Yes, I was going to ask if the vrr!
call you were benchmarking was really representative of the typical call.
For one thing, I noticed that in your actual code it gets called with SVector
instead of Vector
arguments.
@turbo
speeds things up be evaluating multiple loop iterations in parallel using SIMD instructions.
For this to speed things up, we need multiple loop iterations.
Of course, @simd
works the same way, but both macros make different trade offs in terms of performance as a function of the number of loop iterations.

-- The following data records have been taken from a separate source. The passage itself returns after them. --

@@ -197,9 +279,57 @@
       raw_barrier();
     }
   }
-}
-
-template <int KT, int BM, int BN, int WM, int WN, bool BREG>
+
+  if constexpr (STATS) {
+    float red[SPL];
+#pragma unroll
+    for (int e = 0; e < 8; ++e) {
+      red[e] = sk[e];
+      red[8 + e] = crossed ? f1[e] : s1[e];
+      red[16 + e] = crossed ? f2[e] : s2[e];
+      red[24 + e] = crossed ? s1[e] : 0.f;
+      red[32 + e] = crossed ? s2[e] : 0.f;
+    }
+    red[40] = (float)(crossed ? nf : ns);
+    red[41] = (float)(crossed ? ns : 0);
+#pragma unroll
+    for (int v = 8; v < SPL; ++v) {
+      red[v] += row_ror<8>(red[v]);
+      if constexpr (GPR == 4) red[v] += row_ror<4>(red[v]);
+    }
+    if ((lane & 15) < GPR) {
+      float* pp = cs + ((lane >> 4) * GPR + (lane & 15)) * SPL;
+#pragma unroll
+      for (int v = 0; v < SPL; ++v) pp[v] = red[v];
+    }
+    asm volatile("s_waitcnt lgkmcnt(0)" ::: "memory");
+    raw_barrier();
+    const int col = tid % BN, q = tid / BN, sg = q >> 1;
+    const int grp = (col % TN) / 8, e = col % 8;
+    double acc = 0.0;
+#pragma unroll 1
+    for (int w = 0; w < WM; ++w) {
+      const float* pw = (const float*)(smem + BBYTES + 2 * ASTG + (w * WN + col / TN) * CSB);
+#pragma unroll
+      for (int r = 0; r < 4; ++r) {
+        const float* pp = pw + (r * GPR + grp) * SPL;
+        const double k = pp[e], n = pp[40 + sg], x1 = pp[8 + 16 * sg + e], x2 = pp[16 + 16 * sg + e];
+        acc += (q & 1) ? x2 + 2.0 * k * x1 + n * k * k : n * k + x1;
+      }
+    }
+    if (n0 + col < p.N)
+      __builtin_nontemporal_store(acc, &p.st[((long long)walker * WS_ST_PLANES + q) * p.N + n0 + col]);
+  }
+}
+
+int ws_wpx(int M, int nslices, int cus, int cap) {
+  const int want = (int)((((long long)M + 15) / 16 + 7) / 8);
+  int wpx = std::min(cus / 8 / nslices, std::max(want, 1));
+  if (cap > 0) wpx = std::min(wpx, cap);
+  return wpx;
+}
+
+template <int KT, int BM, int BN, int WM, int WN, bool BREG, bool STATS = false>
 int launch_ws(const GemmArgs& a, int cus, int cap, hipStream_t st) {
   WsArgs w;
   w.M = a.M; w.N = a.N;
@@ -208,13 +338,19 @@
   w.C = (bf16*)a.C; w.ldc = a.ldc;
   w.nslices = (a.N + BN - 1) / BN;
   w.wt = a.wt;
-  const int per_xcd = cus / 8;
-  const int want = (int)((((long long)a.M + 15) / 16 + 7) / 8);
-  w.wpx = std::min(per_xcd / w.nslices, std::max(want, 1));
-  if (cap > 0) w.wpx = std::min(w.wpx, cap);
+  w.st = (double*)a.st_ws;
+  w.seg_rows = a.st_seg_rows;
+  w.wpx = ws_wpx(a.M, w.nslices, cus, cap);
   if (w.wpx < 1) return CN_ERR_UNSUPPORTED;
   const dim3 grid(8 * w.wpx * w.nslices), block(WM * WN * 64);
-  if (a.c_mode == 2)
+  if (a.st_mode) {
+    if constexpr (STATS) {
+      if (a.st_mode != 1 || a.c_mode != 0 || !a.st_ws) return CN_ERR_UNSUPPORTED;
+      hipLaunchKernelGGL((gemm_ws_kernel<KT, BM, BN, WM, WN, false, BREG, true>), grid, block, 0, st, w);
+    } else {
+      return CN_ERR_UNSUPPORTED;
+    }
+  } else if (a.c_mode == 2)
     hipLaunchKernelGGL((gemm_ws_kernel<KT, BM, BN, WM, WN, true, BREG>), grid, block, 0, st, w);
   else
     hipLaunchKernelGGL((gemm_ws_kernel<KT, BM, BN, WM, WN, false, BREG>), grid, block, 0, st, w);
@@ -251,10 +387,16 @@
   switch (a.K) {
     case 64:
       if (a.c_mode == 2) return launch_ws<1, 64, 128, 2, 2, true>(a, cus, walkers_per_xcd, st);
-      return launch_ws<1, 128, 128, 4, 2, true>(a, cus, walkers_per_xcd, st);
-    case 128: return launch_ws<2, 128, 128, 4, 2, true>(a, cus, walkers_per_xcd, st);
-    case 256: return launch_ws<4, 64, 128, 2, 4, true>(a, cus, walkers_per_xcd, st);
+      return launch_ws<1, 128, 128, 4, 2, true, true>(a, cus, walkers_per_xcd, st);
+    case 128: return launch_ws<2, 128, 128, 4, 2, true, true>(a, cus, walkers_per_xcd, st);
+    case 256: return launch_ws<4, 64, 128, 2, 4, true, true>(a, cus, walkers_per_xcd, st);
     case 512: return launch_ws<8, 32, 64, 2, 2, false>(a, cus, walkers_per_xcd, st);
     default: return CN_ERR_UNSUPPORTED;
   }
 }
+
+int cn_gemm_ws_walkers(int M, int N, int K, int walkers_per_xcd) {
+  const int nslices = (N + ws_bn(K) - 1) / ws_bn(K);
+  const int wpx = ws_wpx(M, nslices, device_cus(), walkers_per_xcd);
+  return wpx < 1 ? 0 : 8 * wpx;
+}
diff --git a/cosnet_amd/csrc/ws_walk.h b/cosnet_amd/csrc/ws_walk.h
--- /dev/null
+++ b/cosnet_amd/csrc/ws_walk.h
@@ -0,0 +1,16 @@
+#pragma once
+
+struct WsRows {
+  int r0, r1;
+};
+
+__host__ __device__ inline WsRows ws_walker_rows(int M, int walker, int nwalk) {
+  const int m16 = (M + 15) >> 4;
+  WsRows r;
+  r.r0 = (int)((long long)m16 * walker / nwalk) * 16;
+  const int e = (int)((long long)m16 * (walker + 1) / nwalk) * 16;
+  r.r1 = M < e ? M : e;
+  return r;
+}
+
+constexpr int WS_ST_PLANES = 4;
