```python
def sampled_forward(pipeline, args, model, batch, q, use_checkpoint=False, noise=None, side_stream=None, prefix=None,
                    gate_publish=None) -> SampledForward:
    noise = noise or {}
    st = SampledForward()
    N = batch.x.shape[0]
    scorer = model.edge_prob_mlp

    st.rsei, st.rs = None, None
    if args.conditional or args.sparse_edge_mlp:
        rs = prefix if prefix is not None else sampled_prefix(args, batch, q, noise)
        st.rsei, st.rs = rs.edge_index, rs
    st.random_out = None
    forked = side_stream is not None and args.conditional and st.rsei is not None
    if forked:
        ops.gcn_norm(ops.get_graph(st.rsei, N), None)
        main_stream = torch.cuda.current_stream()
        side_stream.wait_stream(main_stream)
        with torch.cuda.stream(side_stream), ops.workspace_slot(2):
            ops.workspace_handover(batch.x.device, slot=2)
            st.random_out = model(batch, st.rsei)

    if pipeline == "two_pass":
        with torch.no_grad():
            st.edge_probs_full = scorer(batch.x, batch.edge_index, st.rsei).squeeze()
    elif pipeline == "hybrid":
        st.edge_probs_full = scorer(batch.x, batch.edge_index, st.rsei, use_checkpoint=use_checkpoint).squeeze()
    else:
        st.edge_probs_full = scorer(batch.x, batch.edge_index, st.rsei).squeeze()
    pass1_active = getattr(scorer, "last_active", None)

    st.smp = smp = draw_learned(batch.prob, st.edge_probs_full, batch.edge_index, q, args.degree_bias_coef,
                                noise=noise.get("sample"), want_p=(pipeline == "hybrid"), cover=cover_graph(args, batch))
    st.sampled_edge_index = smp.edge_index
    graph_s = ops.get_subgraph(batch.edge_index, N, smp)

    if pipeline == "hybrid":
        if pass1_active is not None:
            pass1_active.set(smp.eid, graph_s, ascending=True)
        st.edge_probs_for_loss = ops.select_sampled(st.edge_probs_full, smp.eid, smp.p, pass1_active)
    elif pipeline == "straight_through":
        st.edge_probs_for_loss = ops.st_weights(st.edge_probs_full, batch.prob, args.degree_bias_coef, smp.stats, smp.eid)
    else:
        st.edge_probs_for_loss = scorer(batch.x, smp.edge_index).squeeze()
    if forked:
        main_stream.wait_stream(side_stream)
    st.learned_out = model(batch, smp.edge_index, st.edge_probs_for_loss)

    st.cbuf = None
    if args.conditional:
        if st.random_out is None:
            st.random_out = model(batch, st.rsei)
        st.cbuf = ops.gate_counts(st.learned_out, st.random_out, batch.y, batch.train_mask, publish=gate_publish)
    return st


def learned_loss(args, criterion, st: SampledForward, batch):
    c1 = args.regularizer1_coef if args.reg1 == True else 0.0
    c2 = args.consist_reg_coef if args.reg2 == True else 0.0
    spec = _ce_spec(criterion)
    if (c1 != 0.0 or c2 != 0.0) and spec is not None:
        return ops.hybrid_loss(st.learned_out, batch.y, batch.train_mask, st.edge_probs_for_loss, st.sampled_edge_index, c1, c2,
                               weight=spec[0], label_smoothing=spec[1])[0]
    loss = _ce(criterion, st.learned_out, batch)
    if c1 != 0.0 or c2 != 0.0:
        reg, _ = ops.edge_regularizers(st.edge_probs_for_loss, st.learned_out, st.sampled_edge_index, batch.y,
                                       batch.train_mask, c1, c2)
        loss = loss + reg
    return loss


def train(args, epoch, max_epoch, model, optimizer_gnn, optimizer_edge_prob, optimizer, criterion, cluster_loader,
          q=500, alternate_frequency=1):
    pipeline = getattr(args, "pipeline", "two_pass")
    if pipeline not in _PIPELINES:
        pipeline = "two_pass"
    return _train(pipeline, args, epoch, max_epoch, model, optimizer_gnn, optimizer_edge_prob, optimizer, criterion,
                  cluster_loader, q)


# ... 303 lines not shown
```

Baseline: 103.2 million.

## Batch learned and random GCN forward passes into dual-job SpMM kernels

```diff
diff --git a/include/sgs_hip.h b/include/sgs_hip.h
--- a/include/sgs_hip.h
+++ b/include/sgs_hip.h
@@ -158,6 +158,16 @@
 int sgs_spmm_csr_bwd_prev(const float* dZ, int64_t N, int64_t D, int64_t nnz, const int32_t* ptr, const int32_t* col, const float* val,
                           const float* diag, const float* W, int64_t Dp, const float* Yp, int act, float p_drop, float* dX, float* dZp,
                           float* colsum, sgs_stream_t stream);
+
+int sgs_gcn_dual_ok(int64_t N, int64_t nnz_a, int64_t nnz_b, int64_t D, int64_t Dn);
+int sgs_spmm_csr_next_dual(const float* X, int64_t N, int64_t D, const float* bias, int act, float p_drop, uint32_t site, const float* Wn,
+                           int64_t Dn, int64_t nnz_a, const int32_t* ptr_a, const int32_t* col_a, const float* val_a, const float* diag_a,
+                           uint64_t seed_a, float* Y_a, float* Z_a, int64_t nnz_b, const int32_t* ptr_b, const int32_t* col_b,
+                           const float* val_b, const float* diag_b, uint64_t seed_b, float* Y_b, float* Z_b, sgs_stream_t stream);
+int sgs_spmm_csr_dual(const float* X_a, const float* X_b, int64_t N, int64_t D, const float* bias, int act, float p_drop, uint32_t site,
+                      int64_t nnz_a, const int32_t* ptr_a, const int32_t* col_a, const float* val_a, const float* diag_a, uint64_t seed_a,
+                      float* Y_a, int64_t nnz_b, const int32_t* ptr_b, const int32_t* col_b, const float* val_b, const float* diag_b,
+                      uint64_t seed_b, float* Y_b, sgs_stream_t stream);
 
 size_t sgs_edge_score_workspace_bytes(int64_t N, int64_t H, int64_t E);
 int sgs_edge_score_hidden_supported(int64_t H);
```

Here is a very simple example, just using a sum:
julia> using LoopVectorization
julia> function sumsimd(x)
s = zero(eltype(x))
@inbounds @simd for i ∈ eachindex(x)
s += x[i]
end
s
end
sumsimd (generic function with 1 method)
julia> function sumturbo(x)
s = zero(eltype(x))
@turbo for i ∈ eachindex(x)
s += x[i]
end
s
end
sumturbo (generic function with 1 method)
julia> x = rand(1);
julia> @btime sumsimd($x)
1.764 ns (0 allocations: 0 bytes)
0.028409636745355238
julia> @btime sumturbo($x)
3.996 ns (0 allocations: 0 bytes)
0.028409636745355238
sumsimd
was over twice as fast for a single iteration.
using Cairo
using Fontconfig, Gadfly, LoopVectorization, BenchmarkTools, DataFrames
itimes = Matrix{Float64}(undef, 64, 2);
@inline function isumsimd(x)
s = zero(eltype(x))
@inbounds @simd for i ∈ eachindex(x)
s += x[i]
end
s
end
@inline function isumturbo(x)
s = zero(eltype(x))
@turbo for i ∈ eachindex(x)
s += x[i]
end
s
end
for n ∈ axes(itimes,1)
x = rand(n)
itimes[n,1] = @belapsed isumsimd($x)
itimes[n,2] = @belapsed isumturbo($x)
end
elements_per_ns = 1e-9 .* axes(itimes, 1) ./ itimes;
df = DataFrame(elements_per_ns);
rename!(df, [:simd, :turbo]);
df.Size = axes(elements_per_ns,1);
dfs = stack(df, Not([:Size]));
rename!(dfs, [:Size, :Macro, :elements_per_ns]);
plt = plot(dfs, x = :Size, y = :elements_per_ns, Geom.line, color = :Macro);
plt |> PNG("sumbenchmark.png")
I think overall LoopVectorization makes a much better tradeoff, but @simd
is faster for small numbers of iterations, as well as for small multiples of a power of 2 (32 on this computer, 16 for computers with AVX but not AVX512).
For the sum
example, LoopVectorization should eventually start winning there as well, but it’ll take more iterations:
julia> x = rand(512);
julia> @btime isumsimd($x)
18.055 ns (0 allocations: 0 bytes)
267.1071894162856
julia> @btime isumturbo($x)
16.915 ns (0 allocations: 0 bytes)
267.1071894162856
Versus the first 8:
julia> first(df,8) # elements per nanosecond
8×3 DataFrame
Row │ simd turbo Size
│ Float64 Float64 Int64
─────┼───────────────────────────
1 │ 0.713267 0.338753 1
2 │ 1.08284 0.67659 2
3 │ 1.21655 0.974976 3
4 │ 1.51515 1.35318 4
5 │ 1.8162 1.69377 5
6 │ 2.17628 2.03321 6
7 │ 2.17729 2.30491 7
8 │ 2.17984 2.70819 8
@simd
is over twice as fast for 1-element vectors. It takes LoopVectorization a while to catch up.